Saturday 12 April 2008

Ten. Handstand Competition

We are having a handstand competition. Our hands always seem to be leading the way, in everything we do, lately. I don’t think it is like this with other people. I don’t remember it being like this with anyone else I know, anyway.

We are hand-standing against the hill. When I was younger, I used to be able to kick my legs right over and plant my feet against the grass, and then kick them back again, up into the air. Now I’m not so brave, or bendy. Nowadays, I can hold my own against gravity for between ten and twenty seconds, never much more. Ivan can’t handstand for shit, though. The longest he’s managed to stay up is seven seconds. I am winning gloriously.

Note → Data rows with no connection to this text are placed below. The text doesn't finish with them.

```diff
+        }
+        const unsigned b_lane = tf_l + (unsigned)(c0 * 2048 + lane * 16);
+        auto read_b = [&](d2_t (&b)[2], const int s) __attribute__((always_inline)) {
+            unsigned base = b_lane;
+            asm volatile("" : "+v"(base));
+            base += (unsigned)((s >> 1) * 8192);
+            b[0] = lds_read_frag(base, s & 1);
+            b[1] = lds_read_frag(base, 2 + (s & 1));
+        };
+        auto product = [&](auto fill_now, const int n) __attribute__((always_inline)) {
+            constexpr bool LOAD = decltype(fill_now)::value;
+            const bool last = n == a.order;
+            double inv_n = 1.0 / n;
+            asm volatile("" : "+v"(inv_n));
+            if (!LOAD) {
+#pragma unroll
+                for (int i = 0; i < VK; ++i) asm volatile("" : "+v"(vs[i]));
+            }
+            d4_t P1[2], P2[2], P3[2];
+            double Q1[2] = {0.0, 0.0}, Q2[2] = {0.0, 0.0}, Q3[2] = {0.0, 0.0};
+#pragma unroll
+            for (int j = 0; j < 2; ++j) { P1[j] = (d4_t){0, 0, 0, 0}; P2[j] = (d4_t){0, 0, 0, 0}; P3[j] = (d4_t){0, 0, 0, 0}; }
+            if (ROLE != 2) {
+                auto group = [&](const int j, const d2_t av, const d2_t bj) __attribute__((always_inline)) {
+                    if (ROLE == 0) {
+                        P1[j] = mfma16(av[0], bj[0], P1[j]);
+                        P2[j] = mfma16(av[1], bj[1], P2[j]);
+                        P3[j] = mfma16(av[0] + av[1], bj[0] + bj[1], P3[j]);
+                        asm volatile("" ::"v"(P1[j][0]), "v"(P2[j][0]), "v"(P3[j][0]));
+                    } else {
+                        Q1[j] = __builtin_amdgcn_mfma_f64_4x4x4f64(av[0], bj[0], Q1[j], 0, 0, 0);
+                        Q2[j] = __builtin_amdgcn_mfma_f64_4x4x4f64(av[1], bj[1], Q2[j], 0, 0, 0);
+                        Q3[j] = __builtin_amdgcn_mfma_f64_4x4x4f64(av[0] + av[1], bj[0] + bj[1], Q3[j], 0, 0, 0);
+                        asm volatile("" ::"v"(Q1[j]), "v"(Q2[j]), "v"(Q3[j]));
+                    }
+                };
+                auto kstep = [&](const int s, d2_t (&bx)[2], d2_t (&by)[2]) __attribute__((always_inline)) {
+                    __builtin_amdgcn_sched_barrier(0);
+                    group(0, vs[s], bx[0]);
+                    __builtin_amdgcn_sched_barrier(0);
+                    if (s + 1 < VK) read_b(by, s + 1);
+                    if (LOAD && (s & 1) == 0 && (s >> 1) + VD < NCV) { vload(s + 2 * VD, vrow); vload(s + 2 * VD + 1, vrow); }
+                    __builtin_amdgcn_sched_barrier(0);
+                    group(1, vs[s], bx[1]);
+                    __builtin_amdgcn_sched_barrier(0);
+                    asm volatile("s_waitcnt lgkmcnt(0)" ::: "memory");
+                };
+                d2_t b0[2], b1[2];
+                read_b(b0, 0);
+                asm volatile("s_waitcnt lgkmcnt(0)" ::: "memory");
+#pragma unroll
+                for (int s = 0; s < VK; s += 2) {
+                    kstep(s, b0, b1);
+                    kstep(s + 1, b1, b0);
+                }
+            }
+            lds_barrier();
+            if (ROLE == 0) {
+#pragma unroll
+                for (int j = 0; j < 2; ++j)
+#pragma unroll
+                    for (int r = 0; r < 4; ++r) {
+                        const double re = (P1[j][r] - P2[j][r]) * inv_n;
+                        const double im = (P3[j][r] - P1[j][r] - P2[j][r]) * inv_n;
+                        SR[j][r] += re; SI[j][r] += im;
+                        if (t_ok(r0, r)) *(d2_t *)(Tf + t_addr(r0, r, c0 + j)) = last ? (d2_t){SR[j][r], SI[j][r]} : (d2_t){re, im};
+                    }
+            } else if (ROLE == 1) {
+#pragma unroll
+                for (int j = 0; j < 2; ++j) {
+                    const double re = (Q1[j] - Q2[j]) * inv_n, im = (Q3[j] - Q1[j] - Q2[j]) * inv_n;
+                    RR[j] += re; RI[j] += im;
+                    *(d2_t *)(Tf + rem_t(c0 + j)) = last ? (d2_t){RR[j], RI[j]} : (d2_t){re, im};
+                }
+            }
+            lds_barrier();
+            PF_STAGE(2 + n);
+        };
+        int n = 1;
+        if (FILL) {
+            if (ROLE != 2) {
+#pragma unroll
+                for (int i = 0; i < 2 * VD; ++i) vload(i, vrow);
+            }
+            product(std::true_type{}, 1);
+            n = 2;
+        }
+        for (; n <= a.order; ++n) product(std::false_type{}, n);
+    };
+
 #ifdef AFQ_TUNING
 #include "k_fused_t4.inc"
 #endif
@@ -971,6 +1093,30 @@
         else taylor(I2{}, I1{}, std::false_type{}, 2 * g, wave & 3, 2, std::false_type{});
     }
 #else
+    if constexpr (VRES) {
+        auto swap_spins = [&]() __attribute__((always_inline)) {
+            lds_barrier();
+            for (int e = tid; e < NCH * 256; e += PF_NT) {
+                d2_t *t = (d2_t *)Tf + (e >> 8) * 512 + (e & 255);
+                const d2_t x = t[0], y = t[256];
+                t[0] = y; t[256] = x;
+            }
+            lds_barrier();
+        };
+        auto pass = [&]() __attribute__((always_inline)) {
+            if (wave < 6 || (wave == 6 && !a.rem4)) taylor_v(std::integral_constant<int, 0>{}, std::true_type{}, 0);
+            else if (wave == 6) taylor_v(std::integral_constant<int, 1>{}, std::true_type{}, 0);
+            else taylor_v(std::integral_constant<int, 2>{}, std::true_type{}, 0);
+        };
+        pass();
+        if (closed) {
+            mirror_spin();
+        } else {
+            swap_spins();
+            pass();
+            swap_spins();
+        }
+    } else {
     PF_TUNE(if (a.t4) taylor4(); else)
     if (NARROW && FULL) {
         using I1 = std::integral_constant<int, 1>;
@@ -1043,6 +1189,7 @@
     }
     else if (FULL >= 5) taylor(std::integral_constant<int, FULL >= 5 ? FULL - 4 : 1>{}, std::integral_constant<int, 1>{}, std::true_type{}, 4, wave - 4, FULL - 4, std::false_type{});
     else taylor(std::integral_constant<int, 3>{}, std::integral_constant<int, 1>{}, std::true_type{}, 4, wave - 4, 3, std::false_type{});
+    }
 #endif
     if (a.order == 0) lds_barrier();
 
@@ -1089,7 +1236,7 @@
     a.n_closed = h->counters + 3;
     const int NCH = (h->M + 7) / 8;
     const size_t lds = (size_t)NCH * 8192 + (size_t)PF_D * 16384;
-    static size_t lds_set[6][AFQ_MAX_DEVICES] = {{0}, {0}, {0}, {0}, {0}, {0}};
+    static size_t lds_set[7][AFQ_MAX_DEVICES] = {{0}, {0}, {0}, {0}, {0}, {0}, {0}};
     const bool narrow = h->na <= 16 && h->nb <= 16;
     KernelTrace kt(h, AFQ_K_PROPAGATOR);
     {
@@ -1109,17 +1256,25 @@
     const int full = nofull ? 0 : narrow ? (nrt == 6 ? 6 : 0) : (nrt >= 5 && h->na > 16 && h->nb > 16 ? nrt : 0);
     a.closed_try = (a.same_b && h->na == h->nb && h->exp_order > 0 && full != 0 && PF_NW == 8 && !a.t4 &&
                     (a.contig ? a.symcols != 0 : a.hyb == 0) && !AFQ_KNOB_SET("AFQ_PF_NOCLOSED")) ? 1 : 0;
-#define PF_LAUNCH_(NARROW_, FULL_, SLOT_)                                                                     \
+    const bool vres = a.closed_try && full == 7 && !h->exx_open_hint && !AFQ_KNOB_SET("AFQ_PF_NOVRES");
+    if (vres) {
+        const int nrt_ = (h->M + 15) / 16, cta = (h->na + 15) / 16;
+        const double closed_pass = 2.0 * NCH * (2048.0 * (a.rem4 ? nrt_ - 1 : nrt_) * cta + 512.0 * (a.rem4 ? cta : 0));
+        h->prop_issued_open = h->prop_issued_closed + 3.0 * h->exp_order * closed_pass;
+        h->issued_flops[AFQ_K_PROPAGATOR] = h->prop_issued_open * h->nw;
+    }
+#define PF_LAUNCH_(SLOT_, ...)                                                                                \
     do {                                                                                                      \
-        AFQ_HIP(h, afq_raise_lds((const void *)prop_fused_kernel<NARROW_, FULL_>, lds, lds_set[SLOT_]));      \
-        AFQ_LAUNCH(h, (prop_fused_kernel<NARROW_, FULL_>), dim3(h->nw), dim3(PF_NT), lds, h->stream, a);      \
+        AFQ_HIP(h, afq_raise_lds((const void *)prop_fused_kernel<__VA_ARGS__>, lds, lds_set[SLOT_]));         \
+        AFQ_LAUNCH(h, (prop_fused_kernel<__VA_ARGS__>), dim3(h->nw), dim3(PF_NT), lds, h->stream, a);         \
     } while (0)
-    if (narrow && full) PF_LAUNCH_(true, 6, 0);
-    else if (narrow) PF_LAUNCH_(true, 0, 1);
-    else if (full == 7) PF_LAUNCH_(false, 7, 2);
-    else if (full == 6) PF_LAUNCH_(false, 6, 3);
-    else if (full == 5) PF_LAUNCH_(false, 5, 4);
-    else PF_LAUNCH_(false, 0, 5);
+    if (narrow && full) PF_LAUNCH_(0, true, 6);
+    else if (narrow) PF_LAUNCH_(1, true, 0);
+    else if (vres) PF_LAUNCH_(6, false, 7, true);
+    else if (full == 7) PF_LAUNCH_(2, false, 7);
+    else if (full == 6) PF_LAUNCH_(3, false, 6);
+    else if (full == 5) PF_LAUNCH_(4, false, 5);
+    else PF_LAUNCH_(5, false, 0);
 #undef PF_LAUNCH_
     AFQ_POST(h);
 #ifdef AFQ_TUNING
```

From upside-down, the world looks so much bigger. The sky becomes the ground, spotted here and there with the cotton of cumulus, and in turn the ground becomes the sky, stretching out forever in greens and browns and greys. Things don’t make any more or less sense, though. Even with all that extra blood rushing to my head, I’m still confused as hell about what is going on between us. It seems I’ve gone from a carefully executed nonchalance to being this animated bundle of anxiety and wishings. And I’m not quite sure when and how it happened. And I don’t know how Ivan feels in all of this. Part of me wishes I could get back to the time when I didn’t care.

2 comments:

sally said...

I feel like some sort of culmination is being reached, like a storm is brewing. Could it be true? I also feel smug, and a bit gloating, because I feel like I know something other people might not know. I like waiting for the next instalment.

Emma said...

I think you might be right. Does "knowing what you know" change how you read it? Sometimes I forget about it, and then other times I think about it a lot. I will try and write more instalments and get it cleared up one way or the other.